The proposed method of freely stopped scanning is composed of two parts: a dedicated sampling strategy for interrupted acquisition and a motion-detection scheme. In this work, description and preliminary evaluation of the concept were primarily based on normal structural 3D TSE imaging without any advanced motion-correction techniques, so a dual-1D navigator scheme was proposed for the real-time motion detection.

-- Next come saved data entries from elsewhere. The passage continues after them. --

static bool tile_fast() {
  const char* e = getenv("WFM_TILE_FAST");
  return !(e && atoi(e) == 0);
}
static int tile_lean() {
  const char* e = getenv("WFM_TILE_LEAN");
  return (e && atoi(e) == 0) ? 0 : 4;
}
bool tile2_coarse_maxima() {
  const char* e = getenv("WFM_TILE_COARSE");
  return tile_fast() && !(e && atoi(e) == 0);
}
void launch_tile2(const uint32_t* pk, int32_t* ring, const TileJob* jobs, const TileTask* tasks, int32_t* mak, int ntasks, int threads, int T,
                  int variants, hipStream_t st) {
  const size_t lds1 = (size_t)(T + 1) * 4;
  const int lean = tile_lean();
  if (tile_fast()) {
    const int coarse = tile2_coarse_maxima() ? 1 : 0;
    if (!coarse) variants = 2;
    const size_t pad = getenv("WFM_TILE_LDS_PAD") ? (size_t)atoi(getenv("WFM_TILE_LDS_PAD")) : 0;
    if (variants & 1) {
      if (threads <= 64) hipLaunchKernelGGL((wfa_tile2_kernel<64, false, true, false>), dim3(ntasks), dim3(64), 0, st, pk, ring, jobs, tasks, mak, T, (int32_t*)nullptr, coarse | lean);
      else hipLaunchKernelGGL((wfa_tile2_kernel<1024, false, true, false>), dim3(ntasks), dim3(threads), pad, st, pk, ring, jobs, tasks, mak, T, (int32_t*)nullptr, coarse | lean);
    }
    if (variants & 2) {
      const int cf = coarse | (variants == 2 ? 2 : 0);
      const size_t ldsm = lds1 * (size_t)tile_fine_slots(threads);
      if (threads <= 64) hipLaunchKernelGGL((wfa_tile2_kernel<64, false, true, true, TILE_SLOTS_WAVE1>), dim3(ntasks), dim3(64), ldsm, st, pk, ring, jobs, tasks, mak, T, (int32_t*)nullptr, cf | lean);
      else if (threads <= 128) hipLaunchKernelGGL((wfa_tile2_kernel<1024, false, true, true, TILE_SLOTS_SMALL>), dim3(ntasks), dim3(threads), ldsm, st, pk, ring, jobs, tasks, mak, T, (int32_t*)nullptr, cf | lean);
      else hipLaunchKernelGGL((wfa_tile2_kernel<1024, false, true, true, TILE_SLOTS_WIDE>), dim3(ntasks), dim3(threads), ldsm, st, pk, ring, jobs, tasks, mak, T, (int32_t*)nullptr, cf | lean);
    }
  } else {
    if (threads <= 64) hipLaunchKernelGGL((wfa_tile2_kernel<64, false, false, true>), dim3(ntasks), dim3(64), lds1, st, pk, ring, jobs, tasks, mak, T, (int32_t*)nullptr, lean);
    else hipLaunchKernelGGL((wfa_tile2_kernel<1024, false, false, true>), dim3(ntasks), dim3(threads), lds1, st, pk, ring, jobs, tasks, mak, T, (int32_t*)nullptr, lean);
  }
}
void launch_tile2_p2(const uint32_t* pk, int32_t* ring, const TileJob* jobs, const TileTask* tasks, int ntasks, int threads, int32_t* p2, hipStream_t st) {
  const size_t lds1 = (size_t)(P2K + 1) * 4;
  const int lean = tile_lean();
  if (tile_fast()) {
    if (threads <= 64) hipLaunchKernelGGL((wfa_tile2_kernel<64, true, true, false>), dim3(ntasks), dim3(64), 0, st, pk, ring, jobs, tasks, (int32_t*)nullptr, P2K, p2, lean);
    else hipLaunchKernelGGL((wfa_tile2_kernel<1024, true, true, false>), dim3(ntasks), dim3(threads), 0, st, pk, ring, jobs, tasks, (int32_t*)nullptr, P2K, p2, lean);
  } else {
    if (threads <= 64) hipLaunchKernelGGL((wfa_tile2_kernel<64, true, false, true>), dim3(ntasks), dim3(64), lds1, st, pk, ring, jobs, tasks, (int32_t*)nullptr, P2K, p2, lean);
    else hipLaunchKernelGGL((wfa_tile2_kernel<1024, true, false, true>), dim3(ntasks), dim3(threads), lds1, st, pk, ring, jobs, tasks, (int32_t*)nullptr, P2K, p2, lean);
  }
}

constexpr int B2_C = 2, B2_NCL = 5, B2_DEP = 6, B2_E1 = 2;
constexpr DevPen B2_PEN{5, 8, 2, 24, 1};

__device__ __forceinline__ PkSrc b2_load_windows(const BaseJob& J, const uint32_t* __restrict__ pk, uint32_t* s_winP, uint32_t* s_winT, int tid, int stride,
                                                 int& dP, int& dT) {
  const int64_t oriP = J.p_off & ~(int64_t)15, oriT = J.t_off & ~(int64_t)15;
  dP = (int)(J.p_off - oriP); dT = (int)(J.t_off - oriT);
  PkSrc SRC;
  SRC.lP = (lds_words)s_winP; SRC.lT = (lds_words)s_winT;
  SRC.gP = (glb_words)pk + (oriP >> 4); SRC.gT = (glb_words)pk + (oriT >> 4);
  const int nP = min(PK_WIN_DW + PK_SLACK_DW, (J.pl + dP + 15) / 16 + 8), nT = min(PK_WIN_DW + PK_SLACK_DW, (J.tl + dT + 15) / 16 + 8);
  for (int i = tid; i < nP; i += stride) s_winP[i] = SRC.gP[i];
  for (int i = tid; i < nT; i += stride) s_winT[i] = SRC.gT[i];
  return SRC;
}

__device__ __forceinline__ void b2_end_checks(const BaseJob& J, int* s_done, int* s_endk, int k, int m_ext, int ins1, int ins2, int del1, int del2) {
  const int pl = J.pl, tl = J.tl;
  if (J.endsfree) {
    if (m_ext >= 0) {
      const int h = m_ext, v = m_ext - k;
      if ((h >= tl && pl - v <= J.pef) || (v >= pl && tl - h <= J.tef)) atomicMin(s_endk, k);
    }
  } else if (k == tl - pl) {
    const int ev = J.comp_end == C_M ? m_ext : (J.comp_end == C_I1 ? ins1 : (J.comp_end == C_I2 ? ins2 : (J.comp_end == C_D1 ? del1 : del2)));
    if (ev >= tl) *s_done = 1;
  }
}

__device__ __forceinline__ void b2_row0(const BaseJob& J, const PkSrc& SRC, int dT, int lo0, int hi0, int k0, const int (&cP)[B2_C], const bool (&keep)[B2_C],
                                        int32_t* pre_base, uint8_t* bt_base, int* s_done, int* s_endk, int (&Mh)[B2_C][B2_NCL][B2_DEP], int (&I1h)[B2_C][B2_E1],
                                        int (&D1h)[B2_C][B2_E1], int (&I2h)[B2_C], int (&D2h)[B2_C], int (&mcur)[B2_C]) {
  constexpr int C = B2_C;
  const int pl = J.pl, tl = J.tl, k_end = tl - pl;
  int m0[C], ext[C], maxn[C];
  unsigned oP[C], oT[C];
#pragma unroll
  for (int c = 0; c < C; ++c) {
    const int k = k0 + c;
    const bool on = k >= lo0 && k <= hi0;
    int m = WF_NULL;
    if (on) {
      if (J.endsfree) m = k > 0 ? k : 0;
      else {
        if (J.comp_begin == C_M) m = 0;
        I1h[c][0] = J.comp_begin == C_I1 ? 0 : WF_NULL;
        I2h[c] = J.comp_begin == C_I2 ? 0 : WF_NULL;
        D1h[c][0] = J.comp_begin == C_D1 ? 0 : WF_NULL;
        D2h[c] = J.comp_begin == C_D2 ? 0 : WF_NULL;
      }
    }
    m0[c] = m;
    oP[c] = (unsigned)(m + cP[c]); oT[c] = (unsigned)(m + dT);
    maxn[c] = m >= 0 ? min(pl - (m - k), tl - m) : 0;
  }
  pk_extend2(SRC, m0, oP, oT, maxn, ext);
#pragma unroll
  for (int c = 0; c < C; ++c) {
    const int k = k0 + c;
    if (k < lo0 || k > hi0) continue;
    if (keep[c]) { pre_base[k] = m0[c]; bt_base[k] = 0; }
    int m = m0[c];
    if (m >= 0) m += ext[c];
    if (keep[c]) {
      if (J.endsfree) b2_end_checks(J, s_done, s_endk, k, m, WF_NULL, WF_NULL, WF_NULL, WF_NULL);
      else if (k == k_end && J.comp_end == C_M && m >= tl) *s_done = 1;
    }
    Mh[c][0][0] = m;
    mcur[c] = m;
  }
}

template <bool WAVE1, int NWV>
__device__ __forceinline__ void b2_publish_edges(int (&s_edge)[2][NWV][2][4], int par, int wv, int lane, int cl, const int (&Mh)[B2_C][B2_NCL][B2_DEP],
                                                 const int (&I1h)[B2_C][B2_E1], const int (&D1h)[B2_C][B2_E1], const int (&I2h)[B2_C], const int (&D2h)[B2_C]) {
  constexpr int C = B2_C, E1 = B2_E1;
  if (WAVE1) return;
  if (lane == 63) { int* e = s_edge[par][wv][0]; e[0] = Mh[C - 1][cl][1]; e[1] = Mh[C - 1][cl][4]; e[2] = I1h[C - 1][E1 - 1]; e[3] = I2h[C - 1]; }
  if (lane == 0)  { int* e = s_edge[par][wv][1]; e[0] = Mh[0][cl][1];     e[1] = Mh[0][cl][4];     e[2] = D1h[0][E1 - 1];     e[3] = D2h[0]; }
}
template <bool WAVE1, int NWV>
__device__ __forceinline__ void b2_neighbours(const int (&s_edge)[2][NWV][2][4], int par, int wv, int nw, int lane, int cl,
                                              const int (&Mh)[B2_C][B2_NCL][B2_DEP], const int (&I1h)[B2_C][B2_E1], const int (&D1h)[B2_C][B2_E1],
                                              const int (&I2h)[B2_C], const int (&D2h)[B2_C], int& lM10, int& lM25, int& lI1, int& lI2, int& rM10, int& rM25,
                                              int& rD1, int& rD2) {
  constexpr int C = B2_C, E1 = B2_E1;
  lM10 = from_prev_lane(Mh[C - 1][cl][1]); lM25 = from_prev_lane(Mh[C - 1][cl][4]);
  lI1 = from_prev_lane(I1h[C - 1][E1 - 1]); lI2 = from_prev_lane(I2h[C - 1]);
  rM10 = from_next_lane(Mh[0][cl][1]); rM25 = from_next_lane(Mh[0][cl][4]);
  rD1 = from_next_lane(D1h[0][E1 - 1]); rD2 = from_next_lane(D2h[0]);
  if (WAVE1) return;
  if (lane == 0 && wv > 0) { const int* e = s_edge[par][wv - 1][0]; lM10 = e[0]; lM25 = e[1]; lI1 = e[2]; lI2 = e[3]; }
  if (lane == 63 && wv + 1 < nw) { const int* e = s_edge[par][wv + 1][1]; rM10 = e[0]; rM25 = e[1]; rD1 = e[2]; rD2 = e[3]; }
}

The proposed method can be combined with more sophisticated motion-correction techniques, such that the dual-1D navigator scheme is replaced by more advanced 3D navigators or even external optical tracking systems [911]. With prospective motion correction the overall robustness of the scan to motion is substantially improved, but there is still some threshold at which the prospective correction fails—i.e. because field homogeneity relative to the displaced scanning region changes. Using our approach ensures that at least in cases when such drastic motion occurs after completion of the basic scan, uncorrupted images can be reconstructed. Similarly, in the combination with retrospective motion-correction techniques, the proposed sampling strategy also provides additional chance to obtain acceptable image quality when artifacts are not sufficiently suppressed by retrospectively eliminating the seriously corrupted data.

Conclusion

To increase the likelihood of obtaining images of diagnostic quality from 3D TSE imaging in the presence of spontaneous motion, a combination of a freely stopped sampling strategy and a dual-1D navigator scheme with a Frobenius norm metric is proposed. The cost of the repetition of the scan is reduced by early detection of the motion when the proposed sampling method fails to rescue the acquisition. The feasibility of these techniques has been proved by in-vivo experiments.